TASK REQUIREMENTS: Look through the data below. Collect every line where the word "have" occurs.

Top of LISTED RECORDS

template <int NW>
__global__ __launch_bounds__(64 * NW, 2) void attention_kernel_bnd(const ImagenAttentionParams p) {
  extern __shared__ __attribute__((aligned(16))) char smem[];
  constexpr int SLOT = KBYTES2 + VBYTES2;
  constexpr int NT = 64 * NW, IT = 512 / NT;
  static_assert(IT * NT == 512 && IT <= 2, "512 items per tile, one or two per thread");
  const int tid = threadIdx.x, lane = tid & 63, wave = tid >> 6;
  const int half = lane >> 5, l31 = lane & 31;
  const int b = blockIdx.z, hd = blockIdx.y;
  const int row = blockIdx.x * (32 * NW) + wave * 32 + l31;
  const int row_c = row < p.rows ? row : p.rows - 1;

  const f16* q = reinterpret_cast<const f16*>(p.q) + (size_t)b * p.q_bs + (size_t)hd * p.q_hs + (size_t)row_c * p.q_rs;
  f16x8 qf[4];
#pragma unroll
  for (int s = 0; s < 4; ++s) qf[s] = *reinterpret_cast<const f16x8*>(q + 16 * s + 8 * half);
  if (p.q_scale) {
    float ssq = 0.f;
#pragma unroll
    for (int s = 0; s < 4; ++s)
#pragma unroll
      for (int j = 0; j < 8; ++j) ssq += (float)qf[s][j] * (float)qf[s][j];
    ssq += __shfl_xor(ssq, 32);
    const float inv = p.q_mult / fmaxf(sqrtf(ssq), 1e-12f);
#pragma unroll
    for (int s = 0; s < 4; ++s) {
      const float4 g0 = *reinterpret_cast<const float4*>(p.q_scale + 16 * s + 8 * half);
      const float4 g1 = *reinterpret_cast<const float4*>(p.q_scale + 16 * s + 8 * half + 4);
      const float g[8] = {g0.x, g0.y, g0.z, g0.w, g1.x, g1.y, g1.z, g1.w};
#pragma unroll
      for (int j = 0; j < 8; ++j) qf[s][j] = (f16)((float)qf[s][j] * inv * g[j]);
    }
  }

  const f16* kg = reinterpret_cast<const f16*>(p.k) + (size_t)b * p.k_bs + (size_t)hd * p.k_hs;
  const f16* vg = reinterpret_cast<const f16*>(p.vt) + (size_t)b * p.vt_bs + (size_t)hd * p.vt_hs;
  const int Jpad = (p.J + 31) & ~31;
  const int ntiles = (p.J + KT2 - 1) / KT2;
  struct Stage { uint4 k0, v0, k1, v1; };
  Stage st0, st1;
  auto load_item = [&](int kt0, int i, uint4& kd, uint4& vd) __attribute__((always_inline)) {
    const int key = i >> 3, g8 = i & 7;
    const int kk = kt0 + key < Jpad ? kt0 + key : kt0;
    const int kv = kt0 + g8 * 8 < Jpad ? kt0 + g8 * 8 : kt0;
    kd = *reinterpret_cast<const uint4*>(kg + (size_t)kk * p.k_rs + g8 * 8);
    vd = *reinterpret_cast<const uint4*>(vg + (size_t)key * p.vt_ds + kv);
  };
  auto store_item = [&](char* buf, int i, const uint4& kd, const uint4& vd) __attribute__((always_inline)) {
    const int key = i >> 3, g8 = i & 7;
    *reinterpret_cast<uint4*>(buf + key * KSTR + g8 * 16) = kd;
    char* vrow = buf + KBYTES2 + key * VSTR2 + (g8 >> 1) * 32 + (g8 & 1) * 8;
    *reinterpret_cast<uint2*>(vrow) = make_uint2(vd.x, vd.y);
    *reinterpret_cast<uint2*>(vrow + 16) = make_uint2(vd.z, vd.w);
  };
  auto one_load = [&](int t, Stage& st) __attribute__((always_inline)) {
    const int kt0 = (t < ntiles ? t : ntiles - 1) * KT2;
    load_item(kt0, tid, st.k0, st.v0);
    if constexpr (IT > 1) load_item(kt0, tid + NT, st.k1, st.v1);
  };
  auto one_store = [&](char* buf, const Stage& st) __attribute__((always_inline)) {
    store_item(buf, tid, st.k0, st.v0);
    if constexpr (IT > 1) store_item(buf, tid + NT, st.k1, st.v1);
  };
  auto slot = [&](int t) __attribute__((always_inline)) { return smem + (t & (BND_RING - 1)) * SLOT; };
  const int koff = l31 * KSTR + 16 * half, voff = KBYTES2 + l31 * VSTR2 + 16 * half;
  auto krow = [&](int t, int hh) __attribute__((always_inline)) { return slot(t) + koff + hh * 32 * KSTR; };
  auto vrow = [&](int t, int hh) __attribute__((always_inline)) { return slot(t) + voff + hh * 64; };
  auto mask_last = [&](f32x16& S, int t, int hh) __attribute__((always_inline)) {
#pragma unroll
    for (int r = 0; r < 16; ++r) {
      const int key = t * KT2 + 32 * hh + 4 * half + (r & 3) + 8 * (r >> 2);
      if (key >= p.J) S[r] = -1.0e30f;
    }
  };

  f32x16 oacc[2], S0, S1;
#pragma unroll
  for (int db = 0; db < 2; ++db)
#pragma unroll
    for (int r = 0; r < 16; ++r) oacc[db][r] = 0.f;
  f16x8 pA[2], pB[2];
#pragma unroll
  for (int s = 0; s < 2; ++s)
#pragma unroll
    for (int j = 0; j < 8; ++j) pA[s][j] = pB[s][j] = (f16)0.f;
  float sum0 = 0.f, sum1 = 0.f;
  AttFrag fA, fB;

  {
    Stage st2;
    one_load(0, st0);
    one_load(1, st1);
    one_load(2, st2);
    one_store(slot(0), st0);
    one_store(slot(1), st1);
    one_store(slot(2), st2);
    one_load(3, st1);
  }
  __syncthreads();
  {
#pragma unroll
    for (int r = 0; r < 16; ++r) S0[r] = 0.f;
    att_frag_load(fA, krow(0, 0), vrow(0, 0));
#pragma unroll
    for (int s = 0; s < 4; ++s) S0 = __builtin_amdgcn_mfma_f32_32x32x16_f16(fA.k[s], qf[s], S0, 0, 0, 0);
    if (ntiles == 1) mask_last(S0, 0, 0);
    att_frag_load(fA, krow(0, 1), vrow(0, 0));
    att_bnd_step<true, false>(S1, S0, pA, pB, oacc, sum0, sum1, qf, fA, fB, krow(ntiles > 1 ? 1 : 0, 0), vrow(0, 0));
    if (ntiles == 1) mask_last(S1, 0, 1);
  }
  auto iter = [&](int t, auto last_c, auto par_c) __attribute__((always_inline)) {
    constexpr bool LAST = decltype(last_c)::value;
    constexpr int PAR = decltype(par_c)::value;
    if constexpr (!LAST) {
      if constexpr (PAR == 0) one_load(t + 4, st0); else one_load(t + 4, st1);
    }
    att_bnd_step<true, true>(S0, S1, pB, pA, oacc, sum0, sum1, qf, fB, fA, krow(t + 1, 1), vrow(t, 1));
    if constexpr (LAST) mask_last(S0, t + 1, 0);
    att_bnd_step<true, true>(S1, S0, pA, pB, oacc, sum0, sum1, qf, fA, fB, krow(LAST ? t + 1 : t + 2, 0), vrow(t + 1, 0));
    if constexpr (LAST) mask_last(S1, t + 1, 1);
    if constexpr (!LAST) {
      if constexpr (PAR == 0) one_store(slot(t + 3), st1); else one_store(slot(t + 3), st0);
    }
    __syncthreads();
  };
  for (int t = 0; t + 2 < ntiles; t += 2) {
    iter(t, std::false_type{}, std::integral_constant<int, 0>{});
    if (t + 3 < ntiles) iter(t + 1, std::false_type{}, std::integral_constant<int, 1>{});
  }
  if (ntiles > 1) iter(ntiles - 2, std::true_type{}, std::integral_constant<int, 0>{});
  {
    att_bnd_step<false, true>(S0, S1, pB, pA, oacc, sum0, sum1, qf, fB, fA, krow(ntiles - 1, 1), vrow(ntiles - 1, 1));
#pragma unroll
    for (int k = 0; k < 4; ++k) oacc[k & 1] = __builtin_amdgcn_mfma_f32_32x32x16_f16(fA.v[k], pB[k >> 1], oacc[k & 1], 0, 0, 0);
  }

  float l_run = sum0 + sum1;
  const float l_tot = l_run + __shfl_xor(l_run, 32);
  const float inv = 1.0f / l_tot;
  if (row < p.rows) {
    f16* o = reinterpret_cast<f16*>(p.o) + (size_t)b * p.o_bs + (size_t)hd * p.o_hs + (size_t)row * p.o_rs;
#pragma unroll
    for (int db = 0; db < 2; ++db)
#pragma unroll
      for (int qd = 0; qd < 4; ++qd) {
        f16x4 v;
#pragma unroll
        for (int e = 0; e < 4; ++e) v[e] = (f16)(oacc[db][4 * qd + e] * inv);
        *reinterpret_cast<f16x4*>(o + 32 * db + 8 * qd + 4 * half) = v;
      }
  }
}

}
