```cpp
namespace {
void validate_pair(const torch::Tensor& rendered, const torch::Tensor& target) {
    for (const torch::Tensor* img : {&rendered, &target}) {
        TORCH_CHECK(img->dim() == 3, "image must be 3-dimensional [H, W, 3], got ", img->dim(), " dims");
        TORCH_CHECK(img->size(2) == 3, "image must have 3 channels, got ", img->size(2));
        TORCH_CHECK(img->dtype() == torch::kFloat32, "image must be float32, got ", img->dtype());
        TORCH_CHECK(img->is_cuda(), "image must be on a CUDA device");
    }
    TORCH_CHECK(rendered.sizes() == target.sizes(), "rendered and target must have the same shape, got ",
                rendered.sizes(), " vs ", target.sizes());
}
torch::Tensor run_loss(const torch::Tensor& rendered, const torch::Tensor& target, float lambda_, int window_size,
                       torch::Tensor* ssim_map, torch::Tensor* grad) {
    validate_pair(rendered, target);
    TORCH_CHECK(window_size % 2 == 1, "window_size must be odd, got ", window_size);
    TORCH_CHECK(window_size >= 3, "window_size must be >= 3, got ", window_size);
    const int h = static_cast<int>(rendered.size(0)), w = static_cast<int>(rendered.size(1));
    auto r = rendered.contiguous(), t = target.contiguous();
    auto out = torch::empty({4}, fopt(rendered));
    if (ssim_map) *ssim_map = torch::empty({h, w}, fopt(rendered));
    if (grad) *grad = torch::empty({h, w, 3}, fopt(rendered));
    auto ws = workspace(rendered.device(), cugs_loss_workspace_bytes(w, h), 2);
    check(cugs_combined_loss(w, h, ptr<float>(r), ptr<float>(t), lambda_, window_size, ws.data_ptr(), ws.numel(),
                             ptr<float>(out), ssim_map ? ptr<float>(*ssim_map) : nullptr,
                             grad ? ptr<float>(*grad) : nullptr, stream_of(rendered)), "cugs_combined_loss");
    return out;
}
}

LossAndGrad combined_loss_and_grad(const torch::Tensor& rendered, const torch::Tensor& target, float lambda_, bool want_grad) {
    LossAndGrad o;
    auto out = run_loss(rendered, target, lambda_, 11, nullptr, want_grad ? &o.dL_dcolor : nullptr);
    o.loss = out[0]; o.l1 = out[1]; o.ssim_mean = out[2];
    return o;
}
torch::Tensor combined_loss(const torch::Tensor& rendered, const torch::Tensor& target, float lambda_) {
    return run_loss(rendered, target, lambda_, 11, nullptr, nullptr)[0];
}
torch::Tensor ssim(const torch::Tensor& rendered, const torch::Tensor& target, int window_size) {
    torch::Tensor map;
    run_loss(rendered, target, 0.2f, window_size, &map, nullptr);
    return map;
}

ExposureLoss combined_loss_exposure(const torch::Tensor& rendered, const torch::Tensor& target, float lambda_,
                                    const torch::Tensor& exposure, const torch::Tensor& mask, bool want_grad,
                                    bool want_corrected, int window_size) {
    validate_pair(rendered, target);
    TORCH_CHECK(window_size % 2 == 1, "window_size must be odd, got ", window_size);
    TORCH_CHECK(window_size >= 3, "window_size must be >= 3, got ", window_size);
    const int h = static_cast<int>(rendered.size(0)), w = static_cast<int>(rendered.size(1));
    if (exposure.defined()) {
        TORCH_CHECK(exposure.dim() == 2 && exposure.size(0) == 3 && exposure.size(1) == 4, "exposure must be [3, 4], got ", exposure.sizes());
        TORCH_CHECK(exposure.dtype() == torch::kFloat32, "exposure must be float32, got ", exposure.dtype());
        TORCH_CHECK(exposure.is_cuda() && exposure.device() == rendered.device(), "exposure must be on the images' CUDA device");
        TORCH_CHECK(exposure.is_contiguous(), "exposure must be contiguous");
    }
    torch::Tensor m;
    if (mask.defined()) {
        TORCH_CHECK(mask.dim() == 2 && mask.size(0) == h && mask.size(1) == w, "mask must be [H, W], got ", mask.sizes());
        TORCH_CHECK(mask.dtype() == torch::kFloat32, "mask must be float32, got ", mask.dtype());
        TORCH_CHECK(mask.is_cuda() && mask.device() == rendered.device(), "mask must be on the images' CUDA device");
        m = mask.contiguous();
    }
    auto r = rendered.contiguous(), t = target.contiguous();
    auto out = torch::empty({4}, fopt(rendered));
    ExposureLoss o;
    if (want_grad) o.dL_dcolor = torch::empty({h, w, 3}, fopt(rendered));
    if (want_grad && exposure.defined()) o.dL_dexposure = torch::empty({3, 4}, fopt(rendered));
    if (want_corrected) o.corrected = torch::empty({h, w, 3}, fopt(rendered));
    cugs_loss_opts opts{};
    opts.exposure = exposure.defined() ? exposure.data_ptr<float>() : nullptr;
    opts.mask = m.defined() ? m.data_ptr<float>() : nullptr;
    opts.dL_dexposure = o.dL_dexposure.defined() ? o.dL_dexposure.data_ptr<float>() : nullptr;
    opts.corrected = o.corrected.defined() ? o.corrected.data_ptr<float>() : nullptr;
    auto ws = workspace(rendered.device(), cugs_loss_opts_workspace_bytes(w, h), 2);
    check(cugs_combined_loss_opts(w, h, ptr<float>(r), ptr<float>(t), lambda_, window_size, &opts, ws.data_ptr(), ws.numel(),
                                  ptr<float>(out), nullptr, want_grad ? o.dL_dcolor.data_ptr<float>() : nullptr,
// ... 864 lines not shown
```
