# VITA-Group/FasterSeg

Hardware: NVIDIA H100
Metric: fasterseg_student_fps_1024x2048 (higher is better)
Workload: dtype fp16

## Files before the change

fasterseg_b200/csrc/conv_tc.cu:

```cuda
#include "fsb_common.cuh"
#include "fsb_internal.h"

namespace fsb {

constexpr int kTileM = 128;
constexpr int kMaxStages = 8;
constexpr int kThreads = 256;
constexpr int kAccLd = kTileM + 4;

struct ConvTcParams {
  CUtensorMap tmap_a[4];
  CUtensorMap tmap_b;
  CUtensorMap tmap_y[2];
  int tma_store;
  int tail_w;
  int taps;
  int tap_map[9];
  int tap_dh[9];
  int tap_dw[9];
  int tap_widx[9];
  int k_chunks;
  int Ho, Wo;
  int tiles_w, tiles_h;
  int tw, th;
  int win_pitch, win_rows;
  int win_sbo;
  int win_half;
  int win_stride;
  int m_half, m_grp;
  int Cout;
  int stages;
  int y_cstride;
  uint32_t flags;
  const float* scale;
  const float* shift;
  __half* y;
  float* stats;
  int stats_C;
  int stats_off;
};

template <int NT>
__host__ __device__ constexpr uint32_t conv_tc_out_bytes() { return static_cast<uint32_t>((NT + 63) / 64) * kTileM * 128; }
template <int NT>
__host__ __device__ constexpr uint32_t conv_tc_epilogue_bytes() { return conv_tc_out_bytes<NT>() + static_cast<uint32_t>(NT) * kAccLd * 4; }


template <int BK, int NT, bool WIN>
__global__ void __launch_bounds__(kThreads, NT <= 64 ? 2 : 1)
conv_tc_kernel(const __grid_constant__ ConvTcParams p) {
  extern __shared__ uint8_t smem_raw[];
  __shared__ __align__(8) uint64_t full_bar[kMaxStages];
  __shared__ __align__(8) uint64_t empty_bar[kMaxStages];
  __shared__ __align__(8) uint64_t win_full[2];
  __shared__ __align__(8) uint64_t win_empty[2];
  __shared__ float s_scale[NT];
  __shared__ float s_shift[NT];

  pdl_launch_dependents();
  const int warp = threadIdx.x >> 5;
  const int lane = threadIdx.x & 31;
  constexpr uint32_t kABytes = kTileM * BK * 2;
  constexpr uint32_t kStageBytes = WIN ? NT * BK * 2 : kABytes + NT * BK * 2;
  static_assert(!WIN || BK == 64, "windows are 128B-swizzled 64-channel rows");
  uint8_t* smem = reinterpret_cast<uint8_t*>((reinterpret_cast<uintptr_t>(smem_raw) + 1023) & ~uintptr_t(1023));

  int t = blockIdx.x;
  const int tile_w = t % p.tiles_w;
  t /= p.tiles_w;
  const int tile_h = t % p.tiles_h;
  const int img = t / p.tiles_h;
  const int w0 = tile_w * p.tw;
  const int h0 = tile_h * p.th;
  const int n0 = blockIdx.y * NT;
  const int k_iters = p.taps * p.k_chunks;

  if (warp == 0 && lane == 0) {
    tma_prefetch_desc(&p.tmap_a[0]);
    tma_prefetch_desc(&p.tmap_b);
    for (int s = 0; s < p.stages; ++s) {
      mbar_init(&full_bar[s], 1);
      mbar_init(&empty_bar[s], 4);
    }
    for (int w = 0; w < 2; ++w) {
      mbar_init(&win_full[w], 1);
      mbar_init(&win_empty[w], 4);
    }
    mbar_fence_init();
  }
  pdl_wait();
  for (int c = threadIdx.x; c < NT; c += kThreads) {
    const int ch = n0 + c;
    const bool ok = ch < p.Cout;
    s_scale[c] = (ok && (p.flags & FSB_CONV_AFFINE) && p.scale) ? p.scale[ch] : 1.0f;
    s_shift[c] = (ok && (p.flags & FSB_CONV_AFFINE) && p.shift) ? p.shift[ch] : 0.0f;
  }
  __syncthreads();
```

Bottom of LISTED RECORDS

RESPONSE AREA:
        TORCH_CHECK(img->size(2) == 3, "image must have 3 channels, got ", img->size(2));
    TORCH_CHECK(rendered.sizes() == target.sizes(), "rendered and target must have the same shape, got ",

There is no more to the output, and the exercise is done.